Nov 03, 2020 18:00:00

How to perform 'web scraping' to automatically acquire website information with JavaScript

Web

scraping , which automatically acquires website information, saves time by letting the program collect the information, and also helps prevent human error because the same operation can be performed accurately every time. Engineer Pavel Prokudin explains how to do such web scraping with JavaScript using sample code.

Web scraping with JS | Analog Forest
https://qoob.cc/web-scraping/

As a group of web scraping tools, Python 3 is often used as a programming language, the Requests library is often used to acquire HTML, and Beautiful Soup is often used to analyze HTML. However, Prokudin points out that the scraping method using this group of tools has not changed since several years ago, and that it is expensive to use for JavaScript engineers. Prokudin says he wants to put in place documentation for anyone who wants to do web scraping with JavaScript.

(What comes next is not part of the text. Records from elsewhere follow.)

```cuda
template <int kFPY>
__global__ void __launch_bounds__(fused_threads(kFPY), 1)
rw_fused_kernel(const float* __restrict__ W, const double* __restrict__ inv_s, const float* __restrict__ x,
                const float* __restrict__ edge, float* __restrict__ out, const int* __restrict__ chan_off, int totc, int h, int w,
                int pitch, int n_iter) {
    constexpr int kFThreads = fused_threads(kFPY);
    extern __shared__ __align__(128) unsigned char smem_raw[];
    float* s_w = (float*)(smem_raw + 16);
    double* s_y = (double*)(smem_raw + kFusedWBytes);

    const int tid = threadIdx.x, lane = tid & 31, warp = tid >> 5;
    const int rank = (int)cluster_ctarank(), csize = (int)cluster_nctarank();
    const int n_clusters = gridDim.x / csize, cid = blockIdx.x / csize;
    const int per = (totc + n_clusters - 1) / n_clusters;
    const int c_lo = cid * per, c_hi = c_lo + per < totc ? c_lo + per : totc;
    const int r0 = rank * kFR;
    const bool active = r0 < h;
    const int col = (warp & 3) * 32 + lane;
    const int ty0 = (warp >> 2) * kFPY;
    const size_t plane_sz = (size_t)h * pitch;
    const size_t hw = (size_t)h * w;

    if (tid < 4) {
        ((float*)smem_raw)[tid] = 0.f;
        ((float*)(smem_raw + kFusedWBytes - 16))[tid] = 0.f;
    }
    for (int i = tid; i < 2 * kFYR * kFYP; i += kFThreads) s_y[i] = 0.0;
    __syncthreads();
    cluster_sync_all();

    const uint32_t sy_addr = smem_u32(s_y);
    const uint32_t up_addr = rank > 0 ? cluster_map(sy_addr, (uint32_t)(rank - 1)) : 0u;
    const uint32_t dn_addr = rank + 1 < csize ? cluster_map(sy_addr, (uint32_t)(rank + 1)) : 0u;

    int cur_img = -1;
    constexpr int kRegPlanes = kFPY == 4 ? IRN_RW_REGPLANES4 : IRN_RW_REGPLANES2;
    float wf[kFPY][kRegPlanes > 0 ? kRegPlanes : 1];
    for (int c = c_lo; c < c_hi; ++c) {
        int img = 0;
        while (chan_off[img + 1] <= c) ++img;
        double val[kFPY], is[kFPY];
        if (active) {
            if (img != cur_img) {
                const float* Wi = W + (size_t)img * 34 * plane_sz;
                static_for<0, 34>([&](auto K) {
                    constexpr int k = decltype(K)::value;
                    constexpr int dyk = plane_dy5(k);
                    constexpr int rows = kFR + dyk;
                    float* dst = s_w + (size_t)wrow_base5(k) * kFW;
                    const float* src = Wi + (size_t)k * plane_sz;
                    for (int i = tid; i < rows * (kFW / 4); i += kFThreads) {
                        const int lr = i / (kFW / 4), c4 = (i % (kFW / 4)) * 4;
                        const int gr = r0 - dyk + lr;
                        float4 v = make_float4(0.f, 0.f, 0.f, 0.f);
                        if (gr >= 0 && gr < h && c4 < w) {
                            v = __ldg(reinterpret_cast<const float4*>(src + (size_t)gr * pitch + c4));
                            if (c4 + 1 >= w) v.y = 0.f;
                            if (c4 + 2 >= w) v.z = 0.f;
                            if (c4 + 3 >= w) v.w = 0.f;
                        }
                        *reinterpret_cast<float4*>(dst + lr * kFW + c4) = v;
                    }
                });
            }
            if (img != cur_img) {
                __syncthreads();
                static_for<0, kRegPlanes>([&](auto K) {
                    constexpr int k = decltype(K)::value;
#pragma unroll
                    for (int j = 0; j < kFPY; ++j) wf[j][k] = s_w[(wrow_base5(k) + plane_dy5(k) + ty0 + j) * kFW + col];
                });
            }
#pragma unroll
            for (int j = 0; j < kFPY; ++j) {
                const int gr = r0 + ty0 + j;
                const bool in = gr < h && col < w;
                is[j] = in ? inv_s[(size_t)img * plane_sz + (size_t)gr * pitch + col] : 0.0;
                val[j] = in ? (double)__fmul_rn(x[(size_t)c * hw + (size_t)gr * w + col], 1.0f - edge[(size_t)img * hw + (size_t)gr * w + col]) : 0.0;
            }
// ... 399 lines not shown
```
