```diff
@@ -156,6 +164,10 @@
     mx = step(mx, std::integral_constant<int, 0x118>{}, std::integral_constant<int, 0xf>{});
     mx = step(mx, std::integral_constant<int, 0x142>{}, std::integral_constant<int, 0xa>{});
     mx = step(mx, std::integral_constant<int, 0x143>{}, std::integral_constant<int, 0xc>{});
+    return mx;
+}
+__device__ __forceinline__ void publish_wave_max(float* lds, int set, int wv, int lane, float mx) {
+    mx = wave_max_to_last_lane(mx);
     if (lane == 63) lds[OFF_WMAX + set * NW + wv] = mx;
 }
 __device__ __forceinline__ float read_stage_max(const float* lds, int set0, int n_sets) {
@@ -380,8 +392,30 @@
 static_assert(OFF_C1P2 + 2 * C1W_ROWS * 3 <= OFF_Z0, "conv1's operand windows live where block 1's output goes later");
 static_assert(2 * (C1_W - 1) + 9 < FEAT_W && 2 * (C1_H - 1) + 9 < FEAT_H, "window reach inside the padded map");
 
-__device__ __forceinline__ void conv1_build_windows(float* lds, int tid, float sx, int off_feat = OFF_FEAT) {
-    const float* featp = lds + off_feat;
+constexpr int C1W_FLOATS = 2 * C1W_ROWS * 3 * 4 + 2 * C1W_ROWS * 3;
+constexpr int OFF_C1W8_P = OFF_POOLBUF_P + NW * CH;
+static_assert(OFF_C1W8_P % 4 == 0 && OFF_C1W8_P >= OFF_POOLBUF_P + NW * CH && OFF_C1W8_P >= OFF_FEAT_P + FEAT_H * FEAT_W,
+              "the next clip's windows are 16-byte aligned and clear of the pool partials (read beside conv1) and the features");
+static_assert(OFF_C1W8_P >= OFF_Z3 + Blk<3>::SOUT * CH && OFF_C1W8_P >= OFF_Z0 + (P0 + 2) * CH,
+              "... of block 4's input (read while they are built) and of conv1's output (written while they are read)");
+static_assert(OFF_C1W8_P + C1W_FLOATS <= OFF_Z2 + Blk<2>::SOUT * CH && OFF_Z2 + Blk<2>::SOUT * CH <= OFF_DWTAB,
+              "... inside the Z2 plane, clear of the table buffers written in the same tail");
+
+__device__ __forceinline__ void conv1_store_window(float* lds, int off_w8, int i, const float (&y)[10], float sx) {
+    uint32_t* w8 = reinterpret_cast<uint32_t*>(lds + off_w8);
+    uint32_t* p2 = w8 + 2 * C1W_ROWS * 3 * 4;
+    const float y8[8] = {y[0], y[1], y[2], y[3], y[4], y[5], y[6], y[7]};
+    uintx4 hi, lo;
+    split_pair8(y8, sx, hi, lo);
+    *reinterpret_cast<uintx4*>(w8 + i * 4) = hi;
+    *reinterpret_cast<uintx4*>(w8 + (C1W_ROWS * 3 + i) * 4) = lo;
+    uint32_t h, l;
+    split_pair2(y[8], y[9], sx, h, l);
+    p2[i] = h;
+    p2[C1W_ROWS * 3 + i] = l;
+}
+__device__ __forceinline__ void conv1_build_windows(float* lds, int tid, float sx) {
+    const float* featp = lds + OFF_FEAT;
     uint32_t* w8 = reinterpret_cast<uint32_t*>(lds + OFF_C1W8);
     uint32_t* p2 = reinterpret_cast<uint32_t*>(lds + OFF_C1P2);
     for (int i = tid; i < C1W_ROWS * 3; i += NT) {
@@ -398,7 +432,7 @@
     }
 }
 
-template <bool DUAL>
+template <bool DUAL, int OFF_W8 = OFF_C1W8>
 __device__ __forceinline__ void conv1_unit_pairwin(const DscnnWeights& w, const float* lds, float* z0, int ptile, int ct, int lane,
                                                    const uintx4 (&c1f)[7][2], int p_lo, int p_hi, float sig0, float& mx) {
     const int half = lane >> 5, col = lane & 31;
@@ -406,8 +440,8 @@
     const int posc = pos < p_hi ? pos : p_hi - 1;
     const int oh = posc / C1_W, ow = posc % C1_W;
     const int wi = (2 * oh + 5 * half) * 3 + ow;
-    const uintx4* w8 = reinterpret_cast<const uintx4*>(lds + OFF_C1W8) + wi;
-    const uint32_t* p2 = reinterpret_cast<const uint32_t*>(lds + OFF_C1P2) + wi;
+    const uintx4* w8 = reinterpret_cast<const uintx4*>(lds + OFF_W8) + wi;
+    const uint32_t* p2 = reinterpret_cast<const uint32_t*>(lds + OFF_W8 + (OFF_C1P2 - OFF_C1W8)) + wi;
     const floatx16 zero = {0, 0, 0, 0, 0, 0, 0, 0, 0, 0, 0, 0, 0, 0, 0, 0};
     floatx16 acc = zero, acc2 = zero, occ = zero, occ2 = zero;
     const uintx4* osrc = reinterpret_cast<const uintx4*>(w.c1_pair) + (size_t)(ct ^ 1) * (7 * 2 * 64) + lane;
@@ -481,7 +515,7 @@
     int lo, hi;
 };
 
-template <bool RANGED, int NP>
+template <bool RANGED, int NP, int OFF_W8 = OFF_C1W8>
 __device__ __forceinline__ void conv1_phase_split(const DscnnWeights& w, float* lds, int tid, const uintx4 (&c1f)[7][NP],
                                                   PosRange rg, float sx = 1.f, float sig0 = 1.f, int off_feat = OFF_FEAT) {
     static_assert(P0 > 4 * 32 && P0 <= 5 * 32 && NW >= 6, "conv1 work split: four dual tiles + one tile in two halves");
@@ -494,9 +528,9 @@
             const int n_pt = (rg.hi - rg.lo + 31) / 32;
             for (int u = wv; u < 2 * n_pt; u += NW) conv1_unit_pairwin<false>(w, lds, z0, u >> 1, u & 1, lane, c1f, rg.lo, rg.hi, sig0, mx);
         } else if (wv < 4)
-            conv1_unit_pairwin<true>(w, lds, z0, wv, wv & 1, lane, c1f, 0, P0, sig0, mx);
+            conv1_unit_pairwin<true, OFF_W8>(w, lds, z0, wv, wv & 1, lane, c1f, 0, P0, sig0, mx);
         else if (wv < 6)
-            conv1_unit_pairwin<false>(w, lds, z0, 4, wv & 1, lane, c1f, 0, P0, sig0, mx);
+            conv1_unit_pairwin<false, OFF_W8>(w, lds, z0, 4, wv & 1, lane, c1f, 0, P0, sig0, mx);
     } else if constexpr (RANGED) {
         const int n_pt = (rg.hi - rg.lo + 31) / 32;
         for (int u = wv; u < 2 * n_pt; u += NW) conv1_unit_split<false, NP>(w, featp, z0, u >> 1, u & 1, lane, c1f, rg.lo, rg.hi, sx, sig0, mx);
@@ -1023,34 +1057,72 @@
 }
 
 template <bool PAIR>
-__device__ __forceinline__ void stage_features_persist(float* lds, const float* __restrict__ feat, int clip, int tid) {
+__device__ __forceinline__ void stage_next_clip(float* lds, const DscnnWeights& w, const float* __restrict__ feat, int clip, int tid) {
     constexpr int ST = STAGE_WAVES * 64;
-    constexpr int FV = (IN_T * IN_F + ST - 1) / ST;
     static_assert(2 * STAGE_WAVES == NW, "each staging wavefront zeroes the maximum slot of one other wavefront");
+    static_assert(CH * 12 == 3 * ST, "three depthwise table entries per staging thread");
     const int lane = tid & 63, wv = tid >> 6;
     const float* f = feat + (size_t)clip * (IN_T * IN_F);
-    float fv[FV];
-#pragma unroll
-    for (int k = 0; k < FV; ++k) {
-        const int i = tid + k * ST;
-        fv[k] = i < IN_T * IN_F ? f[i] : 0.f;
-    }
-    float* featp = lds + OFF_FEAT_P;
-    for (int i = tid; i < FEAT_H * FEAT_W; i += ST) {
-        const int r = i / FEAT_W - 2, c = i % FEAT_W - 2;
-        if (!((unsigned)r < (unsigned)IN_T && (unsigned)c < (unsigned)IN_F)) featp[i] = 0.f;
-    }
-#pragma unroll
-    for (int k = 0; k < FV; ++k) {
-        const int i = tid + k * ST;
-        if (i < IN_T * IN_F) featp[(i / IN_F + 2) * FEAT_W + (i % IN_F) + 2] = fv[k];
-    }
+    float d[3];
+#pragma unroll
+    for (int k = 0; k < 3; ++k) d[k] = w.dw_w[tid + k * ST];
+    const float pb = tid < CH ? w.pw_b[tid] : 0.f;
+    float* dwtab = lds + OFF_DWTAB;
+    auto store_tables = [&](float s_dwb, float s_pwb, float s_dww) {
+#pragma unroll
+        for (int k = 0; k < 3; ++k) dwtab[tid + k * ST] = d[k] * (((tid + k * ST) % 24) >> 1 == 9 ? s_dwb : s_dww);
+        if (tid < CH) lds[OFF_PWB + tid] = pb * s_pwb;
+    };
     if constexpr (PAIR) {
+        constexpr int MV = (IN_T * IN_F + 63) / 64;
+        constexpr int WS = (C1W_ROWS * 3 + ST - 1) / ST;
+        float mv[MV];
+#pragma unroll
+        for (int k = 0; k < MV; ++k) mv[k] = lane + 64 * k < IN_T * IN_F ? f[lane + 64 * k] : 0.f;
+        float y[WS][10];
+#pragma unroll
+        for (int k = 0; k < WS; ++k) {
+            const int i = tid + k * ST;
+            const int r = i / 3 - 2, c0 = 2 * (i % 3) - 2;
+            const bool row_ok = i < C1W_ROWS * 3 && (unsigned)r < (unsigned)IN_T;
+#pragma unroll
+            for (int j = 0; j < 10; ++j) y[k][j] = (row_ok && (unsigned)(c0 + j) < (unsigned)IN_F) ? f[r * IN_F + c0 + j] : 0.f;
+        }
         float m = 0.f;
 #pragma unroll
-        for (int k = 0; k < FV; ++k) m = fmaxf(m, fabsf(fv[k]));
-        publish_wave_max(lds, 0, wv, lane, m);
-        if (lane == 63) lds[OFF_WMAX + wv + STAGE_WAVES] = 0.f;
+        for (int k = 0; k < MV; ++k) m = fmaxf(m, fabsf(mv[k]));
+        m = wave_max_to_last_lane(m);
+        if (lane == 63) {
+            lds[OFF_WMAX + wv] = m;
+            lds[OFF_WMAX + wv + STAGE_WAVES] = 0.f;
+        }
+        const float mxf = __builtin_bit_cast(float, __builtin_amdgcn_readlane(__builtin_bit_cast(int, m), 63));
+        int kx, sg0, ky1, sg1;
+        front_scales(w, mxf, kx, sg0, ky1, sg1);
+        store_tables(pow2f(ky1), pow2f(sg1), pow2f(ky1 - sg0));
+        const float sx = pow2f(kx);
+#pragma unroll
+        for (int k = 0; k < WS; ++k)
+            if (tid + k * ST < C1W_ROWS * 3) conv1_store_window(lds, OFF_C1W8_P, tid + k * ST, y[k], sx);
+    } else {
+        constexpr int FV = (IN_T * IN_F + ST - 1) / ST;
+        float fv[FV];
+#pragma unroll
+        for (int k = 0; k < FV; ++k) {
+            const int i = tid + k * ST;
+            fv[k] = i < IN_T * IN_F ? f[i] : 0.f;
+        }
+        float* featp = lds + OFF_FEAT_P;
+        for (int i = tid; i < FEAT_H * FEAT_W; i += ST) {
+            const int r = i / FEAT_W - 2, c = i % FEAT_W - 2;
+            if (!((unsigned)r < (unsigned)IN_T && (unsigned)c < (unsigned)IN_F)) featp[i] = 0.f;
+        }
+#pragma unroll
+        for (int k = 0; k < FV; ++k) {
+            const int i = tid + k * ST;
+            if (i < IN_T * IN_F) featp[(i / IN_F + 2) * FEAT_W + (i % IN_F) + 2] = fv[k];
+        }
+        store_tables(1.f, 1.f, 1.f);
     }
 }
 
@@ -1120,13 +1192,11 @@
     };
 
     constexpr bool SPLIT = MODE >= 4;
-    BlockTables t1p{};
     uintx4 c1p[PERSIST ? 7 : 1][NP];
     int prev_clip = -1;
     float* a_prev = nullptr;
     if constexpr (PERSIST) {
-        fetch_block_tables(w_arg, 1, tid_k, t1p);
-        if (wv_k < STAGE_WAVES) stage_features_persist<PAIR>(lds, feat, clip, tid_k);
+        if (wv_k < STAGE_WAVES) stage_next_clip<PAIR>(lds, w_arg, feat, clip, tid_k);
         load_conv1_frags(w_arg, wv_k, lane_k, c1p);
         __syncthreads();
     }
@@ -1147,22 +1217,9 @@
     int hops_before = 0;
     int kx = 0, ky[5] = {0, 0, 0, 0, 0}, sg[5] = {0, 0, 0, 0, 0};
     if constexpr (PERSIST) {
-        if constexpr (PAIR) {
-            const float mxf = read_stage_max(lds, 0, 1);
-            kx = pow2_exp_for(mxf);
-            const float bz0 = (w.c1_abs * mxf + w.c1_bmax) * 1.001f;
-            cap_units(kx, sg[0], w.k_c1, bz0);
-            const float by1 = (w.dw_abs[0] * bz0 + w.dw_bmax[0]) * 1.001f;
-            ky[1] = pow2_exp_for(by1);
-            cap_units(ky[1], sg[1], w.k_pw[0], (w.pw_abs[0] * by1 + w.pw_bmax[0]) * 1.001f);
-            store_block_tables(lds, 1, tid, t1p, pow2f(ky[1]), pow2f(sg[1]), pow2f(ky[1] - sg[0]));
-            conv1_build_windows(lds, tid, pow2f(kx), OFF_FEAT_P);
-            __syncthreads();
-        } else {
-            store_block_tables(lds, 1, tid, t1p);
-        }
+        if constexpr (PAIR) front_scales(w, read_stage_max(lds, 0, 1), kx, sg[0], ky[1], sg[1]);
         stamp();
-        conv1_phase_split<false, NP>(w, lds, tid, c1p, rg0, pow2f(kx), pow2f(sg[0]), OFF_FEAT_P);
+        conv1_phase_split<false, NP, OFF_C1W8_P>(w, lds, tid, c1p, rg0, pow2f(kx), pow2f(sg[0]), OFF_FEAT_P);
         if (wv == NW - 1 && prev_clip >= 0) {
             pool_fc_wave(w, lds, lane, prev_clip, logits, label, a_prev);
             if (stamps && lane == 0) stamps[(size_t)prev_clip * KWS_DSCNN_STAMPS + 13] = __builtin_amdgcn_s_memtime();
@@ -1390,7 +1447,7 @@
     if constexpr (PERSIST) {
         const int next = clip + (int)gridDim.x;
         __builtin_amdgcn_sched_barrier(0);
-        if (wv < STAGE_WAVES && next < B) stage_features_persist<PAIR>(lds, feat, next, tid);
+        if (wv < STAGE_WAVES && next < B) stage_next_clip<PAIR>(lds, w, feat, next, tid);
         stamp();
         load_conv1_frags(w, wv, lane, c1p);
         __syncthreads();
```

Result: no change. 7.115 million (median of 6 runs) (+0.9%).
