### maskcyclegan-vc_amd/csrc/net.hip

```cpp
#include "mcvc_common.h"
#include "twin.h"
#include "pack.h"
#include "misc.h"
#include "trunk.h"
#include "wino.h"
#include "wino4.h"
#include "sgemm.h"
#include "sampler.h"
#include "audio.h"
#include "vocoder.h"
#include "../../include/mcvc.h"
#include <string.h>
#include <algorithm>
#include <map>
#include <mutex>
#include <vector>

static int g_deterministic = [] { const char* e = getenv("MCVC_DETERMINISTIC"); return (e && atoi(e) != 0) ? 1 : 0; }();
int mcvc_deterministic() { return g_deterministic; }

namespace {

constexpr float kInEps = 1e-5f;

// ... 1978 lines not shown
        if (it != cache.end()) return it->second;
    }
    Exec ex{}; ex.dry = true;
    dry_run(ex);
    Needs n{(ex.slab_need + 3) & ~3LL, (ex.wslab_need + 3) & ~3LL, (ex.sg_need + 3) & ~3LL, (ex.sgw_need + 3) & ~3LL};
    std::lock_guard<std::mutex> lk(mu);
    cache[key] = n;
    return n;
}

static Exec make_exec(void* stream, void* aux_stream, float* scratch, long long scratch_floats, long long slab_off, const Needs& nd)
{
    Exec ex{};
    ex.s = (hipStream_t)stream; ex.s2 = (hipStream_t)aux_stream; ex.dry = false; ex.err = 0;
    ex.slabs = scratch + slab_off;
    ex.slab_cap = nd.slab;
    ex.sg = nd.sg ? scratch + slab_off + nd.slab : nullptr;
    ex.sg_cap = nd.sg;
    ex.sgw = nd.sgw ? scratch + slab_off + nd.slab + nd.sg : nullptr;
    ex.sgw_cap = nd.sgw;
    ex.wslabs = scratch + slab_off + nd.slab + nd.sg + nd.sgw;
    ex.wslab_cap = scratch_floats - slab_off - nd.slab - nd.sg - nd.sgw;
    return ex;
}

static Needs gen_needs(int B, int T)
{
    return cached_needs(1, B, T, [&](Exec& ex) {
        const GenDims d = gen_dims(B, T);
        gen_forward_impl(ex, nullptr, nullptr, nullptr, nullptr, nullptr, nullptr, d);
        float dummy = 0.f;
        gen_backward_impl(ex, nullptr, nullptr, nullptr, nullptr, nullptr, &dummy, 0, nullptr, nullptr, d);
    });
}

static Needs disc_needs(int B, int T)
{
    return cached_needs(2, B, T, [&](Exec& ex) {
        const DiscDims d = disc_dims(B, T);
        disc_forward_impl(ex, nullptr, nullptr, nullptr, nullptr, nullptr, d);
        float dummy = 0.f;
        disc_backward_impl(ex, nullptr, nullptr, nullptr, nullptr, 1, &dummy, 0, nullptr, nullptr, d);
    });
}

}

extern "C" {

int mcvc_version(void) { return MCVC_ABI_VERSION; }

static thread_local TwinCtx t_twin_ctx;
int mcvc_twin_begin(void)
{
    if (g_mcvc_twin) return MCVC_ERR_INVALID;
    t_twin_ctx.recs.clear(); t_twin_ctx.args.clear(); t_twin_ctx.next = 0; t_twin_ctx.err = 0; t_twin_ctx.phase = 1;
    g_mcvc_twin = &t_twin_ctx;
    return 0;
}
int mcvc_twin_switch(void)
{
    if (!g_mcvc_twin || g_mcvc_twin->phase != 1) return MCVC_ERR_INVALID;
    g_mcvc_twin->phase = 2;
    g_mcvc_twin->next = 0;
    return g_mcvc_twin->err;
}
int mcvc_twin_end(void)
{
    if (!g_mcvc_twin) return MCVC_ERR_INVALID;
    TwinCtx* t = g_mcvc_twin;
    g_mcvc_twin = nullptr;
    const int phase = t->phase;
    t->phase = 0;
    if (t->err) return t->err;
    if (phase != 2 || t->next != t->recs.size()) return MCVC_ERR_INVALID;
    return 0;
}
int mcvc_twin_launches(void) { return (int)t_twin_ctx.recs.size(); }
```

◆ Check the data in advance
Prokudin advises that you should first check 'whether web scraping is necessary' before doing web scraping. Since modern web applications often dynamically generate structured data instead of writing the data directly in HTML, it is often possible to retrieve the data without web scraping in the first place. That is.

◆ Get data
If you need web scraping, first get the HTML data itself from your website. It is possible to use the

HTTPS standard module of Node.js as it is, but Prokudin recommends node-fetch that supports asynchronous processing. The code below is a website that provides information such as soccer match results.
I 'm getting the HTML of the page about Lionel Messi from ' Transfermarkt '.

◆ Analyze the data
Tools that analyze the acquired HTML include

cheerio and jsdom, and Prokudin uses jsdom in the sample code. First, create a document object model (DOM) so that the acquired HTML can be handled programmatically.

Create a

NodeList object by specifying the CSS selector of the part where the information you want to get from the created DOM exists. Then use the Array.from () method to convert the NodeList object to an Array object. Now you can get the information you want in the form of an easy-to-use array.

◆ Process data
Since the acquired array contains unnecessary information, it is said that processing will be performed so that only the necessary information remains. Prokudin's sample code gets the line lengths in an array and examines the shape of the data. The array obtained by this sample code has four rows with lengths of 1, 5, 14, and 15.

Processing is added according to the line length. Lines with a length of 15 are separated into the 5th value from the beginning and the 6th and subsequent values.